As \(\cos(\nicefrac{\pi}{2}) = 0\text{,}\) then \({\bigl(\sin(\nicefrac{\pi}{2})\bigr)}^2 = 1\text{.}\) As \(\sin\) is positive on \((0,y)\text{,}\) we have \(\sin(\nicefrac{\pi}{2}) = 1\text{.}\) Hence,

\begin{equation*} e^{i \pi /2} = i , \end{equation*}

and by the addition formula

\begin{equation*} e^{i \pi} = -1 , \qquad e^{i 2\pi} = 1 . \end{equation*}

So \(e^{i2\pi} = 1 = e^0\text{.}\) The addition formula says

\begin{equation*} e^{z+i2\pi} = e^z \end{equation*}

for all \(z \in \C\text{.}\) Immediately we also obtain \(\cos(z+2\pi) = \cos(z)\) and \(\sin(z+2\pi) = \sin(z)\text{.}\) So \(\sin\) and \(\cos\) are \(2\pi\)-periodic.

We claim that \(\sin\) and \(\cos\) are not periodic with a smaller period.

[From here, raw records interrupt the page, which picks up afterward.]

void invalidate(svr_ctx *ctx, unsigned ch) {
  if (ch & CH_SLICE_GEOMETRY) ctx->sc_dirty = true;
  if (ch & (CH_SLICE_PIXELS | CH_PSF_SUMS | CH_TILE_SHAPE)) ctx->psf_list_valid = false;
  if (ch & (CH_TAPS | CH_SLICE_PIXELS | CH_VOLUME_GRID | CH_TABLE | CH_TABLE_OFF)) ctx->coeff_state = COEFF_NONE;
  if ((ch & CH_PSF_SUMS) && ctx->coeff_state == COEFF_PSF) ctx->coeff_state = COEFF_NONE;
  if (ch & CH_TABLE_OFF) { free_dev(ctx->d_coeff); ctx->coeff_cap = 0; }
  const bool cells = ch & (CH_TAPS | CH_SLICE_PIXELS | CH_VOLUME_GRID | CH_CELL_SHAPE | CH_TABLE_OFF);
  if (cells) ctx->cellc_valid = ctx->coeff_ids_valid = false;
  for (CellState *cs : {ctx->cell, ctx->cell_g}) {
    if (!cs) continue;
    if (cells) cs->valid = false;
    if (cells || (ch & CH_PSF_SUMS)) cs->gf_valid = false;
    if (cells || (ch & CH_TABLE_IDS)) cs->pid_valid = false;
  }
  if (ch & (CH_VOLUME_GRID | CH_MASK)) { ctx->vol_clean[0] = ctx->vol_clean[1] = false; if (ctx->slab) ctx->slab->valid = false; }
  if (ch & CH_MASK) ctx->mbox_valid = false;
  if (ch & (CH_VOLUME_GRID | CH_MASK_BLUR)) ctx->maskC_valid = false;
  if (ch & CH_VOLUME_VALUES) ctx->vol_clean[ctx->recon_cur == ctx->d_recon_new ? 1 : 0] = false;
  if (ch & (CH_VOLUME_GRID | CH_SCATTER_TARGETS)) ctx->cmap_from_scatter = false;
}

double pixel_density(const svr_ctx *ctx) {
  double d = 1.0;
  if (ctx->slice_dims.size() >= 3 && ctx->slice_dims[0] > 0 && ctx->slice_dims[1] > 0)
    d = (double)ctx->vdim[0] * ctx->vdim[1] / ((double)ctx->slice_dims[0] * ctx->slice_dims[1]);
  return d;
}
void tile_shape_rule(const svr_ctx *ctx, bool table, int &w, int &h) {
  const double d = pixel_density(ctx);
  if (ctx->pvr) { w = 8; h = 4; }
  else if (table && d < 0.65) { w = 6; h = 5; }
  else { w = 6; h = 4; }
}
int set_scatter_tile(svr_ctx *ctx, int w, int h) {
  ctx->tile_w = w; ctx->tile_h = h;
  if (!ctx->np) return SVR_OK;
  free_dev(ctx->d_tiles); free_dev(ctx->d_tiles_fb); free_dev(ctx->d_tiles_fb2);
  ctx->tiles_x = (int)((ctx->sx + w - 1) / w);
  ctx->tiles_y = (int)((ctx->sy + h - 1) / h);
  const size_t nb = (size_t)ctx->tiles_x * ctx->tiles_y * ctx->ns * sizeof(uint32_t);
  HIPCHK(hipMalloc(&ctx->d_tiles, nb));
  HIPCHK(hipMalloc(&ctx->d_tiles_fb, nb));
  HIPCHK(hipMalloc(&ctx->d_tiles_fb2, nb));
  invalidate(ctx, CH_TILE_SHAPE);
  return SVR_OK;
}

enum Family {
  FAM_CELLS,
  FAM_TILES,
  FAM_PIXELS,
};
enum Pass { PASS_GAUSS1, PASS_GAUSS2, PASS_FORWARD, PASS_BACK, PASS_BIAS };
struct PassPath {
  Family family;
  int scatter_level;
  bool may_stream_table;
  bool table_on_cells;
};
PassPath pass_path(const svr_ctx *ctx, Pass pass) {
  const bool pvr = ctx->pvr != 0;
  const bool pvr_units = ctx->pvr_mode == 1;
  PassPath p = {FAM_PIXELS, 0, false, false};
  switch (pass) {
    case PASS_GAUSS1:
    case PASS_GAUSS2:
      if (ctx->gauss_mode != 1 || (pvr && !pvr_units)) break;
      p.may_stream_table = true;
      if (pass == PASS_GAUSS1) p.family = ctx->fwd_mode == 2 ? FAM_CELLS : FAM_TILES;
      else p.family = ctx->back_mode == 5 ? FAM_CELLS : FAM_TILES;
      p.scatter_level = pvr ? 4 : std::min(4, std::max(1, ctx->back_mode));
      break;
    case PASS_FORWARD:
      if (pvr ? !pvr_units : ctx->fwd_mode < 1) break;
      p.may_stream_table = true;
      p.family = ctx->fwd_mode == 2 ? FAM_CELLS : FAM_TILES;
      if (pvr) {
        int sw, sh, gw, gh;
        cell_sizes(ctx, sw, sh, gw, gh);
        p.table_on_cells = gw * gh >= 96 || ctx->fwd_mode_user;
      } else {
        p.table_on_cells = ctx->fwd_mode_user || pixel_density(ctx) >= 0.65;
      }
      break;
    case PASS_BACK:
      if (pvr ? !pvr_units : ctx->back_mode < 1) break;
      p.family = ctx->back_mode == 5 ? FAM_CELLS : FAM_TILES;
      p.scatter_level = pvr ? 4 : std::min(4, ctx->back_mode);
      p.may_stream_table = pvr || ctx->back_mode >= 4;
// ... 212 lines not shown
  if (!strcmp(name, "coeff_lazy")) { ctx->coeff_lazy = value ? 1 : 0; return SVR_OK; }
  if (!strcmp(name, "coeff_invalidate")) { invalidate(ctx, CH_TABLE); return SVR_OK; }
  if (!strcmp(name, "coeff_table")) {
    ctx->coeff_mode = value ? 1 : 0;
    ctx->coeff_user = true;
    if (!value) invalidate(ctx, CH_TABLE_OFF);
    return SVR_OK;
  }
  if (!strcmp(name, "cell_combine")) { if (value < 0 || value > 2) return fail(ctx, SVR_E_ARG, "cell_combine: 0, 1 or 2"); ctx->cell_combine = value; return SVR_OK; }
  static const char *cwh = "cell_w / cell_h / cell_gw / cell_gh: 1..32, 0 = by the pixel density";
  static const struct { const char *n; int lo, hi; int svr_ctx::*f; const char *what; } cell_opts[] = {
      {"cell_band", 0, 10, &svr_ctx::cell_band, "cell_band: 0..10 (a run holds 2^cell_band centre planes)"},
      {"cell_qx", 1, 4, &svr_ctx::cell_qx, "cell_qx: 1, 2 or 4"},
      {"cell_w", 0, 32, &svr_ctx::cell_w, cwh}, {"cell_h", 0, 32, &svr_ctx::cell_h, cwh},
      {"cell_gw", 0, 32, &svr_ctx::cell_gw, cwh}, {"cell_gh", 0, 32, &svr_ctx::cell_gh, cwh},
      {"cell_order", 0, 20, &svr_ctx::cell_order, "cell_order: 0..20"},
      {"cell_balance", 0, 1024, &svr_ctx::cell_balance, "cell_balance: 0..1024"},
      {"cell_split", 1, 32, &svr_ctx::cell_split, "cell_split: 1..32"}};
  for (const auto &o : cell_opts) {
    if (strcmp(name, o.n)) continue;
    if (value < o.lo || value > o.hi || (o.f == &svr_ctx::cell_qx && value == 3)) return fail(ctx, SVR_E_ARG, o.what);
    ctx->*o.f = value;
    invalidate(ctx, CH_CELL_SHAPE);
    return SVR_OK;
  }
  if (!strcmp(name, "wave_groups")) { ctx->wave_groups = std::max(1, value); return SVR_OK; }
  if (!strcmp(name, "wave_cap")) { ctx->wave_cap = std::max(1024, value); ctx->wave_cap_user = true; return SVR_OK; }
  if (!strcmp(name, "reg_blind")) { ctx->reg_blind = std::max(0, value); return SVR_OK; }
  if (!strcmp(name, "reg_red_threads")) {
    if (value != 0 && value != 256 && value != 1024) return fail(ctx, SVR_E_ARG, "reg_red_threads: 0, 256 or 1024");
    ctx->reg_red_threads = value;
    return SVR_OK;
  }
  if (!strcmp(name, "reg_batch")) { ctx->reg_batch = value ? 1 : 0; return SVR_OK; }
  if (!strcmp(name, "bias_mode")) { if (value < 0 || value > 2) return fail(ctx, SVR_E_ARG, "bias_mode: 0, 1 or 2"); ctx->bias_mode = value; return SVR_OK; }
  if (!strcmp(name, "pvr_reg_levels")) { ctx->pvr_reg_levels = std::min(3, std::max(1, value)); return SVR_OK; }
  if (!strcmp(name, "pvr_reg_steps")) { ctx->pvr_reg_steps = std::max(1, value); return SVR_OK; }
  if (!strcmp(name, "pvr_reg_iterations")) { ctx->pvr_reg_iterations = std::max(1, value); return SVR_OK; }
  if (!strcmp(name, "tile_w") || !strcmp(name, "tile_h")) {
    int w = !strcmp(name, "tile_w") ? value : ctx->tile_w, h = !strcmp(name, "tile_h") ? value : ctx->tile_h;
    if (w < 1 || h < 1 || w * h > 64) return fail(ctx, SVR_E_ARG, "tile_w * tile_h must be in 1..64");
    ctx->tile_user = true;
    return set_scatter_tile(ctx, w, h);
  }
  return fail(ctx, SVR_E_ARG, std::string("unknown option ") + name);
}

int svr_get_option(svr_ctx *ctx, const char *name, int *value) {
  SVR_ENTER(ctx);
  if (!ctx || !name || !value) return SVR_E_ARG;
  int csw, csh, cgw, cgh;
  cell_sizes(ctx, csw, csh, cgw, cgh);
  const bool cells_valid = ctx->cell && ctx->cell->valid && ((cgw == csw && cgh == csh) || !ctx->cell_g || ctx->cell_g->valid);
  const struct { const char *n; int v; } tab[] = {
      {"back_mode", ctx->back_mode}, {"reg_mode", ctx->reg_mode}, {"fwd_mode", ctx->fwd_mode}, {"gauss_mode", ctx->gauss_mode}, {"pvr_mode", ctx->pvr_mode},
      {"pvr", ctx->pvr}, {"coeff_table", ctx->coeff_mode}, {"coeff_lazy", ctx->coeff_lazy}, {"coeff_valid", ctx->coeff_state != COEFF_NONE}, {"coeff_state", ctx->coeff_state}, {"tile_w", ctx->tile_w}, {"tile_h", ctx->tile_h},
      {"fwd_tile_w", ctx->fwd_tw}, {"fwd_tile_h", ctx->fwd_th}, {"wave_cap", ctx->wave_cap}, {"cell_w", csw}, {"cell_h", csh}, {"cell_gw", cgw}, {"cell_gh", cgh}, {"cell_split", ctx->cell_split}, {"cell_order", ctx->cell_order}, {"cell_balance", ctx->cell_balance}, {"cell_combine", ctx->cell_combine}, {"fwd_autotune", 0}, {"cell_qx", ctx->cell_qx}, {"fwd_unit_cap", ctx->fwd_unit_cap}, {"reg_batch", ctx->reg_batch}, {"reg_blind", ctx->reg_blind},
      {"bias_mode", ctx->bias_mode}, {"bias_corrections", ctx->bias_corrections}, {"bias_normalisations", ctx->bias_normalisations},
      {"bias_scatters", ctx->bias_scatters}, {"bias_scatters_on_cells", ctx->bias_scatters_on_cells},
      {"bias_field_bx", ctx->last_bias_bx}, {"bias_tail_lds", ctx->last_tail_lds}, {"bias_tail_rows", ctx->last_tail_rows},
      {"bias_tail_bxy", ctx->last_tail_bxy}, {"bias_tail_bxz", ctx->last_tail_bxz}, {"reg_zc", ctx->last_reg_zc}, {"reg_chunks", ctx->last_reg_chunks},
      {"psf_list_valid", ctx->psf_list_valid}, {"cells_valid", cells_valid}, {"quality_chunks", ctx->last_quality_chunks}};
  for (const auto &e : tab)
    if (!strcmp(name, e.n)) { *value = e.v; return SVR_OK; }
  return fail(ctx, SVR_E_ARG, std::string("unknown option ") + name);
}

void svr_destroy(svr_ctx *ctx) {
  if (!ctx) return;
  (void)hipSetDevice(ctx->device);
  (void)hipDeviceSynchronize();
  free_volume(ctx);
  free_slices(ctx);
  free_dev(ctx->d_mask); free_dev(ctx->d_pair_pack);
  free_dev(ctx->d_bias); free_dev(ctx->d_wb); free_dev(ctx->d_wr); free_dev(ctx->d_buffer);
  free_dev(ctx->d_bias_vol); free_dev(ctx->d_volume_weights); free_dev(ctx->d_maskC); free_dev(ctx->d_mbuf);
  free_dev(ctx->d_reg_targets);
  free_dev(ctx->d_reg_source);
  free_dev(ctx->d_pyr_full[0]); free_dev(ctx->d_pyr_full[1]); free_dev(ctx->d_pyr_a); free_dev(ctx->d_pyr_b); free_dev(ctx->d_pyr_meta);
  free_dev(ctx->d_ncc_idx); free_dev(ctx->d_ncc_m); free_dev(ctx->d_ncc_s);
  free_dev(ctx->d_nmi_io); free_dev(ctx->d_nmi_terms); free_dev(ctx->d_nmi_merge);
  free_dev(ctx->d_mot_x); free_dev(ctx->d_mot_partial); free_dev(ctx->d_mot_g);
  free_dev(ctx->d_qual_partial); free_dev(ctx->d_qual_sums);
  free_dev(ctx->d_coeff); free_dev(ctx->d_coeff_id); free_dev(ctx->d_coeff_order);
  reg_free(ctx->reg);
  cell_free(ctx->cell);
  cell_free(ctx->cell_g);
  free_dev(ctx->d_cellc);
  slab_free(ctx->slab);
  slice_em_free(ctx->sem);
  free_dev(ctx->d_spx);
  free_dev(ctx->d_counter);
  free_dev(ctx->d_out);
  free_dev(ctx->d_em_all);
  timers_resolve(ctx);
  if (ctx->ev_open) (void)hipEventDestroy(ctx->ev_open);
  for (hipEvent_t e : ctx->ev_free) (void)hipEventDestroy(e);
  ctx->ev_free.clear();
  if (ctx->own_stream && ctx->stream) (void)hipStreamDestroy(ctx->stream);
  delete ctx;
}
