         F4_LAP(1);                                                                                                  \
         f4_phase2<0, true, true, 0, D1>(cx, pb, acc, ps, sB, tt, mx, kfr, vfr, st, dm);               \
         if (wave_any(mx[0] > cx.thr[0] || mx[1] > cx.thr[1])) f4_rescale(cx, mx, acc, tt);                          \
         F4_LAP(2);                                                                                                  \
         f4_phase1<0, true, true, 1, D2>(cx, qf, sA, tt, ps, pb, kfr, vfr, st, dm);    \
         F4_LAP(3);                                                                                                  \
-        LWM_F4_MASK(0, sA, (i) + 1, ((i) + 1) % 3, uni_c, true);                                                    \
+        LWM_F4_MASK(0, sA, (i) + 1, ((i) + 1) & (kF4Slots - 1), uni_c, true);                                       \
         F4_LAP(4);                                                                                                  \
-        f4_phase2<1, true, true, -1, D3>(cx, pb, acc, ps, sA, tt, mx, kfr, vfr, st, dm);            \
+         \
+        f4_phase2<1, true, true, 1, D3>(cx, pb, acc, ps, sA, tt, mx, kfr, vfr, st, dm);                             \
         if (wave_any(mx[0] > cx.thr[0] || mx[1] > cx.thr[1])) f4_rescale(cx, mx, acc, tt);                          \
-        toggle_v();                                                                                                 \
+        advance_v(i);                                                                                               \
         F4_LAP(5);                                                                                                  \
-        glds_wait_all();                                                                                            \
+        if (FAST) wait_vmem_le<kF4PiecesPerTile>();                                                                 \
+        else glds_wait_all();                                                                                       \
         F4_LAP(6);                                                                                                  \
-        block_sync();                                                                                               \
+        if (FAST) f4_ring_barrier();                                                                                \
+        else block_sync();                                                                                          \
         F4_LAP(7);                                                                                                  \
     } while (0)
         const int n_hot = n_w > 0 ? n_w - 1 : 0;
-        int n_fast = n_hot < n_wg - 2 ? n_hot : n_wg - 2;
-        if (ragged && n_fast > nkt_all - 1 - kt0 - 2) n_fast = nkt_all - 1 - kt0 - 2;
+        int n_fast = n_hot < n_wg - 3 ? n_hot : n_wg - 3;
+        if (ragged && n_fast > nkt_all - 1 - kt0 - 3) n_fast = nkt_all - 1 - kt0 - 3;
         if (n_fast < 0) n_fast = 0;
         int i = 0;
         for (; i < n_fast; ++i) {
-            for (int j = 0; j < kF4Ahead; ++j) kfr[j] = f4_kread<1>(cx, j);
-            dm.k_lo_src = st.kb + (kt0 + i + 2) * st.ktile_bytes;
-            dm.k_up_src = st.kb + (kt0 + i + 1) * st.ktile_bytes;
-            dm.v_src = st.vb + (kt0 + i + 1) * st.vtile_bytes;
-            dm.k_lo_dst = kdst0 + (i & 1) * kF4TileBytes;
-            dm.k_up_dst = kdst0 + ((i + 1) & 1) * kF4TileBytes + 8192;
-            dm.v_dst = vdst0 + ((i + 1) & 1) * kF4TileBytes;
-            if (HAS_META) f4_meta_stage(p, cx, b, kt0 + i + 2, (i + 2) % 3);
-            LWM_F4_TILE(i, 0, 1, 2, -1);
+            const uint32_t slot = (uint32_t)((i + 3) & (kF4Slots - 1)) * kF4SlotBytes;
+            dm.k_src = st.kb + (kt0 + i + 3) * st.ktile_bytes;
+            dm.v_src = st.vb + (kt0 + i + 3) * st.vtile_bytes;
+            dm.k_dst = kdst0 + slot;
+            dm.v_dst = vdst0 + slot;
+            if (HAS_META) f4_meta_stage(p, cx, b, kt0 + i + 3, (i + 3) & (kF4Slots - 1));
+            LWM_F4_TILE(i, true, 0, 1, 2, 3);
 #ifdef LWM_PROF
             f4p[8] += 1;
 #endif
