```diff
@@ -430,11 +474,15 @@
     return rows;
 }
 
-template <class C, int KPCAP = 1 << 30, int YD = kMsM64YDepth, int YROW = -1, int KRSET = -1>
+template <class C, int KPCAP = 1 << 30, int YD = kMsM64YDepth, int YROW = -1, int KRSET = -1, bool SOFT = true, int RSET = -1, int BITW = -1>
 __device__ __forceinline__ void ms_m64_body(const SpecArgs &a) {
     static_assert(C::M == 64, "ms_m64_body: one frame per wavefront needs M == 64");
     static_assert(YD >= 1 && YROW >= -1 && YROW < C::RH && KRSET <= C::RH, "ms_m64_body: switch out of range");
+    static_assert(RSET <= ms_m64_resident_cols<C, SOFT>() && (SOFT || BITW != 0), "ms_m64_body: switch out of range");
     constexpr int RH = C::RH, NH = C::NH, N = C::NH * 64;
+    constexpr int RES = RSET >= 0 ? RSET : ms_m64_resident_cols<C, SOFT>();
+    constexpr bool BITS = BITW < 0 ? !SOFT : BITW != 0;
+    constexpr int NLOC = ms_m64_local_cols<C>(), HBW = BITS ? (NLOC + 31) / 32 : 0;
     constexpr int KR = KRSET >= 0 ? KRSET : ms_m64_carry_rows<C, YD>();
     typedef IC<ms_m64_prefix_rows<KPCAP>(KR)> KP;
     extern __shared__ double lds[];
@@ -454,6 +502,12 @@
 
   while (fr < a.nframes) {
     const __amdgpu_buffer_rsrc_t ybuf = __builtin_amdgcn_make_buffer_rsrc(const_cast<double *>(a.llr + fr * N), 0, N * 8, 0x00020000);
+    static_for<0, RES>([&](auto I) {
+        constexpr int i = decltype(I)::value, k = ms_m64_nonlocal_col<C>(i);
+        typedef u32 u32x2 __attribute__((ext_vector_type(2)));
+        const u32x2 v = __builtin_amdgcn_raw_buffer_load_b64(ybuf, (int)lane8, k * 512, 0);
+        *own(IC<ms_m64_resident_slot<C>(i)>{}) = mk(v.y, v.x) + 0.0;
+    });
 
     double m1[RH], m2[RH];
     u32 meta[RH];
@@ -464,16 +518,18 @@
         if constexpr (j < KR) static_for<0, C::RW[j]>([&](auto S) { keep[j][decltype(S)::value] = 0.0; });
     });
 
+    u32 hb[HBW > 0 ? HBW : 1];
+    static_for<0, HBW>([&](auto W) { hb[decltype(W)::value] = 0u; });
     int res = -a.maxiter;
     for (int iter = 0; iter < a.maxiter; ++iter) {
-        constexpr int NL = ms_m64_nonlocal_cols<C>(), YAHEAD = YD < NL ? YD : NL;
+        constexpr int NL = ms_m64_nonlocal_cols<C>(), NS = NL - RES, YAHEAD = YD < NS ? YD : NS;
         double y[NH];
         auto load_y = [&](auto N0, auto N1) {
-            if constexpr (decltype(N0)::value < NL && decltype(N0)::value < decltype(N1)::value) {
-u32 so = 0;
+            if constexpr (decltype(N0)::value < NS && decltype(N0)::value < decltype(N1)::value) {
+                u32 so = 0;
                 asm volatile("" : "+s"(so));
-                static_for<decltype(N0)::value, (decltype(N1)::value < NL ? decltype(N1)::value : NL)>([&](auto I) {
-                    constexpr int k = ms_m64_nonlocal_col<C>(decltype(I)::value);
+                static_for<decltype(N0)::value, (decltype(N1)::value < NS ? decltype(N1)::value : NS)>([&](auto I) {
+                    constexpr int k = ms_m64_nonlocal_col<C>(RES + decltype(I)::value);
                     typedef u32 u32x2 __attribute__((ext_vector_type(2)));
                     const u32x2 v = __builtin_amdgcn_raw_buffer_load_b64(ybuf, (int)lane8, (int)(so + (u32)(k * 512)), 0);
                     y[k] = mk(v.y, v.x);
@@ -538,11 +594,17 @@
         if constexpr (YROW < 0) load_y(IC<0>{}, IC<YAHEAD>{});
         static_for<0, NL>([&](auto I) {
             constexpr int i = decltype(I)::value, k = ms_m64_nonlocal_col<C>(i);
-            if constexpr (i % 2 == 0) load_y(IC<i + YAHEAD>{}, IC<i + YAHEAD + 2>{});
             double *p = own(IC<k>{});
-            const double pr = *p * alpha;
-            *p = (y[k] + 0.0) + pr;
-            if constexpr (i % 2 == 1) __builtin_amdgcn_sched_barrier(0);
+            if constexpr (i < RES) {
+                const double yc = *own(IC<ms_m64_resident_slot<C>(i)>{});
+                const double pr = *p * alpha;
+                *p = yc + pr;
+            } else {
+                if constexpr ((i - RES) % 2 == 0) load_y(IC<i - RES + YAHEAD>{}, IC<i - RES + YAHEAD + 2>{});
+                const double pr = *p * alpha;
+                *p = (y[k] + 0.0) + pr;
+            }
+            if constexpr (i < RES ? i % 2 == 1 : (i - RES) % 2 == 1) __builtin_amdgcn_sched_barrier(0);
         });
         load_yl(IC<0>{});
         u32 failw = 0;
@@ -578,7 +640,11 @@
                         });
                         const double pr = acc * alpha;
                         soft_l[k] = (yl[k] + 0.0) + pr;
-                        *own(IC<k>{}) = soft_l[k];
+                        if constexpr (BITS) {
+                            constexpr int w = ms_m64_local_place<C>(k) / 32;
+                            hb[w] = __builtin_amdgcn_alignbit(hb[w], hi32(soft_l[k]), 31);
+                        }
+                        if constexpr (SOFT) *own(IC<k>{}) = soft_l[k];
                     }
                     r[s] = soft_l[k];
                 }
@@ -673,19 +739,34 @@
     if constexpr (KR > 0) asm volatile("" : "+v"(ol));
     if (lane == 0 && a.iters) a.iters[fr] = res;
     if (a.hard) {
+        auto sign_of = [&] {
+            if constexpr (BITS) {
+                u32 ho[HBW > 0 ? HBW : 1];
+                static_for<0, HBW>([&](auto W) { ho[decltype(W)::value] = hb[decltype(W)::value]; asm volatile("" : "+v"(ho[decltype(W)::value])); });
+                return [&, ho](auto K) -> u32 {
+                    constexpr int k = decltype(K)::value;
+                    if constexpr (ms_m64_local_col<C>(k)) {
+                        constexpr int w = ms_m64_local_place<C>(k) / 32, up = 31 - ms_m64_local_bit<C>(k);
+                        return ho[w] << up >> 31;
+                    } else return hi32(*own(K)) >> 31;
+                };
+            } else return [&](auto K) -> u32 { return hi32(*own(K)) >> 31; };
+        }();
         u64 mine = 0ull;
         static_for<0, NH>([&](auto K) {
             constexpr int k = decltype(K)::value;
-            const u64 b = __ballot((hi32(*own(K)) >> 31) != 0);
+            const u64 b = __ballot(sign_of(K) != 0);
             if (ol == k) mine = b;
         });
         if (ol < NH) reinterpret_cast<u64 *>(a.hard + fr * (N / 32))[ol] = mine;
     }
-    if (a.soft_out) {
-        static_for<0, NH>([&](auto K) {
-            constexpr int k = decltype(K)::value;
-            a.soft_out[fr * N + k * 64 + ol] = *own(K);
-        });
+    if constexpr (SOFT) {
+        if (a.soft_out) {
+            static_for<0, NH>([&](auto K) {
+                constexpr int k = decltype(K)::value;
+                a.soft_out[fr * N + k * 64 + ol] = *own(K);
+            });
+        }
     }
     if (!a.queue) break;
     u32 ticket = 0;
@@ -693,6 +774,8 @@
     fr = (long long)gridDim.x + (long long)(u32)__builtin_amdgcn_readfirstlane((int)ticket);
   }
 }
+template <class C>
+__device__ __forceinline__ void ms_m64_hard_body(const SpecArgs &a) { ms_m64_body<C, 1 << 30, kMsM64YDepth, -1, -1, false>(a); }
 
 template <class C>
 __device__ __forceinline__ void ms_body(const SpecArgs &a) {
```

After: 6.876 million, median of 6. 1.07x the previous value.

It would suffice to show that if \(e^{ix} = 1\) for the smallest positive \(x\text{,}\) then \(x = 2\pi\text{.}\) So let \(x\) be the smallest positive \(x\) such that \(e^{ix} = 1\text{.}\) Of course, \(x \leq 2\pi\text{.}\) By the addition formula,

\begin{equation*} {\bigl(e^{ix/4}\bigr)}^4 = 1 . \end{equation*}

If \(e^{ix/4} = a+ib\text{,}\) then

\begin{equation*} {(a+ib)}^4 =a^4-6a^2b^2+b^4 + i\bigl(4ab(a^2-b^2)\bigr) =1 . \end{equation*}

As \(\nicefrac{x}{4} \leq \nicefrac{\pi}{2}\text{,}\) then \(a = \cos(\nicefrac{x}{4}) \geq 0\) and \(0 < b = \sin(\nicefrac{x}{4})\text{.}\) Then either \(a = 0\) or \(a^2 = b^2\text{.}\) If \(a^2=b^2\text{,}\) then \(a^4-6a^2b^2+b^4 = -4a^4 < 0\) and in particular not equal to 1. Therefore \(a=0\) in which case \(\nicefrac{x}{4} = \nicefrac{\pi}{2}\text{.}\) Hence \(2\pi\) is the smallest period we could choose for \(e^{ix}\) and so also for \(\cos\) and \(\sin\text{.}\)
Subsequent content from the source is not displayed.